### What this task involves
For each line below that holds the word "threadIdx", make a copy.

Dataset entries:
Segment Open
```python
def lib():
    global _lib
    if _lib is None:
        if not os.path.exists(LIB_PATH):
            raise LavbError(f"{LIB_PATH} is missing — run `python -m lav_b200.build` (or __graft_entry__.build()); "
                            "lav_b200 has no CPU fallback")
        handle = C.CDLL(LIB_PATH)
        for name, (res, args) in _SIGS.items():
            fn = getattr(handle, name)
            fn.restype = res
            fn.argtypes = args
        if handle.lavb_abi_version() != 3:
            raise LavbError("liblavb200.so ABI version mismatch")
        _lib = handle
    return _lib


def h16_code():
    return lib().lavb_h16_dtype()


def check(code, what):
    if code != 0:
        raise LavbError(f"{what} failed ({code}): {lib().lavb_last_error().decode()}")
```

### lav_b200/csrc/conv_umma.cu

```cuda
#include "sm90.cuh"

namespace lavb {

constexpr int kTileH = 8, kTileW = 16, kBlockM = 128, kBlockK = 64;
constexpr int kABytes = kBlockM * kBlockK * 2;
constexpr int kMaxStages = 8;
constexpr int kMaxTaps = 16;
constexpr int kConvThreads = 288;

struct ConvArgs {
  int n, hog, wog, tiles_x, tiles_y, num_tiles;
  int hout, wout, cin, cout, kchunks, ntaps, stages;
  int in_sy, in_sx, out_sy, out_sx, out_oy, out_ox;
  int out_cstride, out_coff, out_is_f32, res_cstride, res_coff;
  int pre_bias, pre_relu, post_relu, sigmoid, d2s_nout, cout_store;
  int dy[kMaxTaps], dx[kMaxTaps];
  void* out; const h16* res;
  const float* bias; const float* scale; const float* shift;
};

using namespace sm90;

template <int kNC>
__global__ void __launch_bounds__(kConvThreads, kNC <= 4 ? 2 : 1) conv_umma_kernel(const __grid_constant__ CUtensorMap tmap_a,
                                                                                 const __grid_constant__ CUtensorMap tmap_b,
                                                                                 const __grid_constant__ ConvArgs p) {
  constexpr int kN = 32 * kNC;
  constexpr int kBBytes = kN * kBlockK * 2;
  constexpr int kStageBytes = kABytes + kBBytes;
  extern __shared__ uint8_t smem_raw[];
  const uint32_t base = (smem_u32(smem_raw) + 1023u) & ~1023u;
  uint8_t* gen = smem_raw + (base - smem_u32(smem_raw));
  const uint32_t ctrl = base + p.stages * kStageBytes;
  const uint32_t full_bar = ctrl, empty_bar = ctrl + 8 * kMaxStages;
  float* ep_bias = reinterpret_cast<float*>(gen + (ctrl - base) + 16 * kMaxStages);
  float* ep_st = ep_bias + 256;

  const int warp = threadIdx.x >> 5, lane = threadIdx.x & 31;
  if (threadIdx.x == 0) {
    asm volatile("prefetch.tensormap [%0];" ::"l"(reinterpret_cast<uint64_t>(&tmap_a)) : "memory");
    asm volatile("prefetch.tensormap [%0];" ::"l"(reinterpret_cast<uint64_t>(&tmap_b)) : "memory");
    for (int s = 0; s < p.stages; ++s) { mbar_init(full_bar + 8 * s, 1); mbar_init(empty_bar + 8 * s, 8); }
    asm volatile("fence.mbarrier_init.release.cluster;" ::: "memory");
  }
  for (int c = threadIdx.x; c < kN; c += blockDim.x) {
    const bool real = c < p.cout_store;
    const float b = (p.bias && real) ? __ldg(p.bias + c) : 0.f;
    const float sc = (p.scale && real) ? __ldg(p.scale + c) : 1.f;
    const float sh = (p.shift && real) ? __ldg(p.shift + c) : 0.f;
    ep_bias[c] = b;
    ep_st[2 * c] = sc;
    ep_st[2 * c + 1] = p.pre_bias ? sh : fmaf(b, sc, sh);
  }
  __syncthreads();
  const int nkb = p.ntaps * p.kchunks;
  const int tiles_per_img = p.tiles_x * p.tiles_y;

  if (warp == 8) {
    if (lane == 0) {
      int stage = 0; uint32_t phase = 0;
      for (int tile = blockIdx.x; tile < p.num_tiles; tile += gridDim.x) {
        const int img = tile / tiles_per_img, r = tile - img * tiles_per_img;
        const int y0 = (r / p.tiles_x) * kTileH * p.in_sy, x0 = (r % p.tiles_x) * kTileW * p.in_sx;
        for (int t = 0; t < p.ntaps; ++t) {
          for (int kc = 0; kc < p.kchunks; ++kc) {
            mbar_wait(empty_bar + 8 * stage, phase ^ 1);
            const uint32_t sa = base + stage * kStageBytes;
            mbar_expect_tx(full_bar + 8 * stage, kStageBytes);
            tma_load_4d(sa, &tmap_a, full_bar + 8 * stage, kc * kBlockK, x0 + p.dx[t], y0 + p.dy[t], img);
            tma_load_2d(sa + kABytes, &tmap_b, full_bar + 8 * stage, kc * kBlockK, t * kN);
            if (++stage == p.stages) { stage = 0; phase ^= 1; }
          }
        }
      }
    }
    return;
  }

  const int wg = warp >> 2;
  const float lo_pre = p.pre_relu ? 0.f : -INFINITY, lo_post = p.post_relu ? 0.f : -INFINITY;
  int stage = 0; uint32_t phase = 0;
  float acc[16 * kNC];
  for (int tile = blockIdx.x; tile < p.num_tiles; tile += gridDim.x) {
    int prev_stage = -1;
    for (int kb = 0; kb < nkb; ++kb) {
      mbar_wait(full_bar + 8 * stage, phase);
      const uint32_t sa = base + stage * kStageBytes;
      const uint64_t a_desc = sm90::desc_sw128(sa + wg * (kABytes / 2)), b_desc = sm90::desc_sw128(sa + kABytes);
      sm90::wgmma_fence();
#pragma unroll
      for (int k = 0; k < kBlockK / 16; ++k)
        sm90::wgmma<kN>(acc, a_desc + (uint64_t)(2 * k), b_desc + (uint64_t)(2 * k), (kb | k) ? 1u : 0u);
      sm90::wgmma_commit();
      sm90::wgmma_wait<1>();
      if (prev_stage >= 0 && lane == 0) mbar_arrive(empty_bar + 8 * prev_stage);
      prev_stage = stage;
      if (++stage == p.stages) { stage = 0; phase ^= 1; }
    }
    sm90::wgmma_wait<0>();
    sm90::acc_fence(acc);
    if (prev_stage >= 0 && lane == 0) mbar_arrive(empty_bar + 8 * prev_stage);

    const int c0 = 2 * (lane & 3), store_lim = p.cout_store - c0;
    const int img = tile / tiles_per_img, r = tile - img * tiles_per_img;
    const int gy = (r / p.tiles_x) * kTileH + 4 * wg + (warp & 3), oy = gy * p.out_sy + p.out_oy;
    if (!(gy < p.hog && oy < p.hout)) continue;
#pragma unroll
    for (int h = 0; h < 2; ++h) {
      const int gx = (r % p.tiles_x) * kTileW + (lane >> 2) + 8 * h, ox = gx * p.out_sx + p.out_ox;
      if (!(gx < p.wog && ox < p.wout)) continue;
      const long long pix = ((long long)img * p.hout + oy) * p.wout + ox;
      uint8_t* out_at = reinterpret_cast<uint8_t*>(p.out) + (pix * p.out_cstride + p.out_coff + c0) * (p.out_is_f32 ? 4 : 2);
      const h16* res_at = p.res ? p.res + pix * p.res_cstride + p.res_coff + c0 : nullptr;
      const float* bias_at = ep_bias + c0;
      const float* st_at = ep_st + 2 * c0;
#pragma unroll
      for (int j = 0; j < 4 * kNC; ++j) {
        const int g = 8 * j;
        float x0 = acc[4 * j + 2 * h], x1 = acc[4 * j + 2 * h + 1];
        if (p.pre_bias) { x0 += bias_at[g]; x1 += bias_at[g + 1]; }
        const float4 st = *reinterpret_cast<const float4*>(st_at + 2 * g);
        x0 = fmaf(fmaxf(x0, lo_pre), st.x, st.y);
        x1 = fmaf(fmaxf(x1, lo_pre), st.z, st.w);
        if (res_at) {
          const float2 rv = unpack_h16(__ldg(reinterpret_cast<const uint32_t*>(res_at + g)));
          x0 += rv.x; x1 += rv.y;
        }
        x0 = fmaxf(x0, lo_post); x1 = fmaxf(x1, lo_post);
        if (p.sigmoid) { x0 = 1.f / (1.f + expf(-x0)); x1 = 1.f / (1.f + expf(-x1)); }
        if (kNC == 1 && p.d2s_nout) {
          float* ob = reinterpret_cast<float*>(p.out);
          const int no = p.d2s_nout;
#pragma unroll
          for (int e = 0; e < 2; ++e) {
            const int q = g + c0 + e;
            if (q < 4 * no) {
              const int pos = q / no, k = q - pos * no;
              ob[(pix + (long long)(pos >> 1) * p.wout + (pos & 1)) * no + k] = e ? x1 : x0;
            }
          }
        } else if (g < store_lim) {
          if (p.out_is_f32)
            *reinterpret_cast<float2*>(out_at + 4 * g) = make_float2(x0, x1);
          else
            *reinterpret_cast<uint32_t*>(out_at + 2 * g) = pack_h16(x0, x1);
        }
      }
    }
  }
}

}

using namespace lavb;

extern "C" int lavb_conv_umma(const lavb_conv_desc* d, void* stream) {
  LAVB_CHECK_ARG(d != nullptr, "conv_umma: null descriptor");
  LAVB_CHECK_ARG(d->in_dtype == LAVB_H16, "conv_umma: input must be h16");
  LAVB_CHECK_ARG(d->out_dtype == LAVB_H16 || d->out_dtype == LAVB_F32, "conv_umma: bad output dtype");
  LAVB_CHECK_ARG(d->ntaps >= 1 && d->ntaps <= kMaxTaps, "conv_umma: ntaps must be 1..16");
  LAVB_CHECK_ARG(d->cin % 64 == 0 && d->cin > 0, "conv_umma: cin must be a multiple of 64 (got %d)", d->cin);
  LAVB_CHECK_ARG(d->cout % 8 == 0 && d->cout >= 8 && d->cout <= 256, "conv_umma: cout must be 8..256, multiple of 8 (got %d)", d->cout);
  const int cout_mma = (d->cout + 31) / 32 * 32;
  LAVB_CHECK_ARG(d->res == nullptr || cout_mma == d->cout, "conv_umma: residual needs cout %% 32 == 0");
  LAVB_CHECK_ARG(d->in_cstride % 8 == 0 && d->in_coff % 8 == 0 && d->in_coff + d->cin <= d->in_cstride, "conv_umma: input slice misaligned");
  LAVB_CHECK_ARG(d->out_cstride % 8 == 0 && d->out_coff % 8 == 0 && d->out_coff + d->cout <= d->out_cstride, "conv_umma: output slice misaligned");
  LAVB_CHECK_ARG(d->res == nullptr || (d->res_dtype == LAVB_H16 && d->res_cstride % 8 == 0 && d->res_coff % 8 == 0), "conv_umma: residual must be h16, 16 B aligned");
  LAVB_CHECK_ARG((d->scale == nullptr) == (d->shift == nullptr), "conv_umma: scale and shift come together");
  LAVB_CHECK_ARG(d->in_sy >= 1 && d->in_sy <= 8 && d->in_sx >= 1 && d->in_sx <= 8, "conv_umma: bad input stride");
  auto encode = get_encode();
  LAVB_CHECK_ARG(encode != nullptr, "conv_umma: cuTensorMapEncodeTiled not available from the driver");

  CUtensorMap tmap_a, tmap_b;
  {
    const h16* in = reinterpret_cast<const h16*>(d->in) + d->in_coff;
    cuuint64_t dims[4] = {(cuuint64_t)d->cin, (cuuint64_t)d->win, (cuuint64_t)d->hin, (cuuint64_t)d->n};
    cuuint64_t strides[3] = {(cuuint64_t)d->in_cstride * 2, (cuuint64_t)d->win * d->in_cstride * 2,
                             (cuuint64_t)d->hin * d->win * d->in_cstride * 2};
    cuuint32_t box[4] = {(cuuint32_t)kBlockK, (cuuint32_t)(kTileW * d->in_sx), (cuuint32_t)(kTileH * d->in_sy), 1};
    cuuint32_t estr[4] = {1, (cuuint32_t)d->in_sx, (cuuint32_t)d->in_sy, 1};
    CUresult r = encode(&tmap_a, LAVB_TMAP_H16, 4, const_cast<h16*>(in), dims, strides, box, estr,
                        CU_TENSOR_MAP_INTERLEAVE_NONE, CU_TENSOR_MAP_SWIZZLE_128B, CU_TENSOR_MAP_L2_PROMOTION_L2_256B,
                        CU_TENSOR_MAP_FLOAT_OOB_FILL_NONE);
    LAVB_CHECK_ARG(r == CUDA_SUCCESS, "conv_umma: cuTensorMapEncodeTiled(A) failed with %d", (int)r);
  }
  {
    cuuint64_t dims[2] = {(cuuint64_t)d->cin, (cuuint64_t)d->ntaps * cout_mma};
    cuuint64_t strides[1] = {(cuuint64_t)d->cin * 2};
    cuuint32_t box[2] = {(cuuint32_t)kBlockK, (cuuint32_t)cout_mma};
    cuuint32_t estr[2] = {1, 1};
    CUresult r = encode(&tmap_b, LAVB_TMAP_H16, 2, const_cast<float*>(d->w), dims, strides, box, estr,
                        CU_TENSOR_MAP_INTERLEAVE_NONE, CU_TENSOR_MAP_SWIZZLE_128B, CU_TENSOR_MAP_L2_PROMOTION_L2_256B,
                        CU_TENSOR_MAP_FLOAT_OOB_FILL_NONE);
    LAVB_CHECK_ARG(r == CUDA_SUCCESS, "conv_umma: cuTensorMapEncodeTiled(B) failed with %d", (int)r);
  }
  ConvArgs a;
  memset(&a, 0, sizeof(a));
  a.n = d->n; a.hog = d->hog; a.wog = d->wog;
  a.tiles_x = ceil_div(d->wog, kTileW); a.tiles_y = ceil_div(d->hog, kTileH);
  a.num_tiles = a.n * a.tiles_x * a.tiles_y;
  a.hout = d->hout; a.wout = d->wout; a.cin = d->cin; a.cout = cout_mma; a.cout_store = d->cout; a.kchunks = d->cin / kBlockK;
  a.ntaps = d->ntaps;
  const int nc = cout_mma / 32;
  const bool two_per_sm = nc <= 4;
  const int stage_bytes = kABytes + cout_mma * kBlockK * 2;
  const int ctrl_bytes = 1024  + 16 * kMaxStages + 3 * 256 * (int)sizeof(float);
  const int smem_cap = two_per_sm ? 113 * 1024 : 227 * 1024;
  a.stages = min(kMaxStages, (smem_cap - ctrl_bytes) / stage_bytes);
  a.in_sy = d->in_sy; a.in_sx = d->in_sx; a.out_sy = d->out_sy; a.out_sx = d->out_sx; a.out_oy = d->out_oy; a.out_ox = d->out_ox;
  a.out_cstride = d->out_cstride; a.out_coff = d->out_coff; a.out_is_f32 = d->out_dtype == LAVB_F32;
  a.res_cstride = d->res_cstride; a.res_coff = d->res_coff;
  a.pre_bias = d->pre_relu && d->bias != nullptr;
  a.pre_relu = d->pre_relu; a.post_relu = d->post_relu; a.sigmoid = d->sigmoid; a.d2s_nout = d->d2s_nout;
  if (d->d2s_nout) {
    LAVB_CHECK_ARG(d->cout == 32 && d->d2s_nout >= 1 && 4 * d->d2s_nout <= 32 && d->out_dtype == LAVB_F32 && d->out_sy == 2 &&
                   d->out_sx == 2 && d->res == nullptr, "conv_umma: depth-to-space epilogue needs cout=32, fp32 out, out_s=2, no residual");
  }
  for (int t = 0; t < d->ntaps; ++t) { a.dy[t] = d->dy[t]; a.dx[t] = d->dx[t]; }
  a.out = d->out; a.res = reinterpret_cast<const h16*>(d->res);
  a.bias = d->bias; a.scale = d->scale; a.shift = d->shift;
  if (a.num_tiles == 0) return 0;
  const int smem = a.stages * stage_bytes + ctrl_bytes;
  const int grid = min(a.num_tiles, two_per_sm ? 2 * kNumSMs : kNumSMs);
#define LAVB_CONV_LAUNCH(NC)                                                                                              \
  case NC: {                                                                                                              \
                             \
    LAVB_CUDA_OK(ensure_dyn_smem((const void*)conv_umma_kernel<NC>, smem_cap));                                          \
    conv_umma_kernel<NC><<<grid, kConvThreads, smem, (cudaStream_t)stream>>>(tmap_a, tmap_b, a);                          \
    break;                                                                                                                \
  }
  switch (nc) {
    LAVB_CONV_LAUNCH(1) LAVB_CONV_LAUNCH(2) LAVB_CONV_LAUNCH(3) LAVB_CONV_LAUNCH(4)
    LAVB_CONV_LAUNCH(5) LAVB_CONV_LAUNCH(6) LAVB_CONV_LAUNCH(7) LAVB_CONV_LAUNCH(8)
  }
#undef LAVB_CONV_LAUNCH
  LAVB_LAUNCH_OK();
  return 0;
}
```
Segment Closed
Segment Open
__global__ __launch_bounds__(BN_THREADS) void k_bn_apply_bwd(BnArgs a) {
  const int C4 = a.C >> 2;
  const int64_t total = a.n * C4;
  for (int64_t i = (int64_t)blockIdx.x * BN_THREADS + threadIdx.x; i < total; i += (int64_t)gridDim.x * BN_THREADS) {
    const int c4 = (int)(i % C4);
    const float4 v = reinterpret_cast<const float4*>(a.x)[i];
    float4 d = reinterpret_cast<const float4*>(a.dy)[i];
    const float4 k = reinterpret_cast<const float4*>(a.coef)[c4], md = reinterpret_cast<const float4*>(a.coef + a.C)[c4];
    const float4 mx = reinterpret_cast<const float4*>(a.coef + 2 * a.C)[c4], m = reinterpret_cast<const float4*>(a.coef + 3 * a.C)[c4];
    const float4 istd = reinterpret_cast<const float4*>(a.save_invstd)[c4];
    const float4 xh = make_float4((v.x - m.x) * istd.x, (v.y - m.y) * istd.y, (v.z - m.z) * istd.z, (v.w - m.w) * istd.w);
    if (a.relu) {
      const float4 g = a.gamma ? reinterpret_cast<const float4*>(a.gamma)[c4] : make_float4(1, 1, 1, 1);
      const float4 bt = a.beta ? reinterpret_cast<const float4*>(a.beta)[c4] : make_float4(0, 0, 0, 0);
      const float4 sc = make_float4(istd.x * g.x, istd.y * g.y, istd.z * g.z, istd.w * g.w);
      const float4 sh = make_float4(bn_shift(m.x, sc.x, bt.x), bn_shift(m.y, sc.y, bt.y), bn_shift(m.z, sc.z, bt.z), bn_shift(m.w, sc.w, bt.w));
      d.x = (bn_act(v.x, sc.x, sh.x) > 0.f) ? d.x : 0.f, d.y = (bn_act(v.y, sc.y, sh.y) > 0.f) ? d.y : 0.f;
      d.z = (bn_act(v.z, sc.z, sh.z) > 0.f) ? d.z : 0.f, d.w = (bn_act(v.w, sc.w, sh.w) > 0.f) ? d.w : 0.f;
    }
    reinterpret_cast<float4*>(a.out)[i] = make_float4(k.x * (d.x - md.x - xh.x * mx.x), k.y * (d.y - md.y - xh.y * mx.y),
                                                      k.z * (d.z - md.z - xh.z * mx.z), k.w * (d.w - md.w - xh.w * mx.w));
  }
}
Segment Closed
### Exercise output
  const int warp = threadIdx.x >> 5, lane = threadIdx.x & 31;
  if (threadIdx.x == 0) {
  for (int c = threadIdx.x; c < kN; c += blockDim.x) {
  for (int64_t i = (int64_t)blockIdx.x * BN_THREADS + threadIdx.x; i < total; i += (int64_t)gridDim.x * BN_THREADS) {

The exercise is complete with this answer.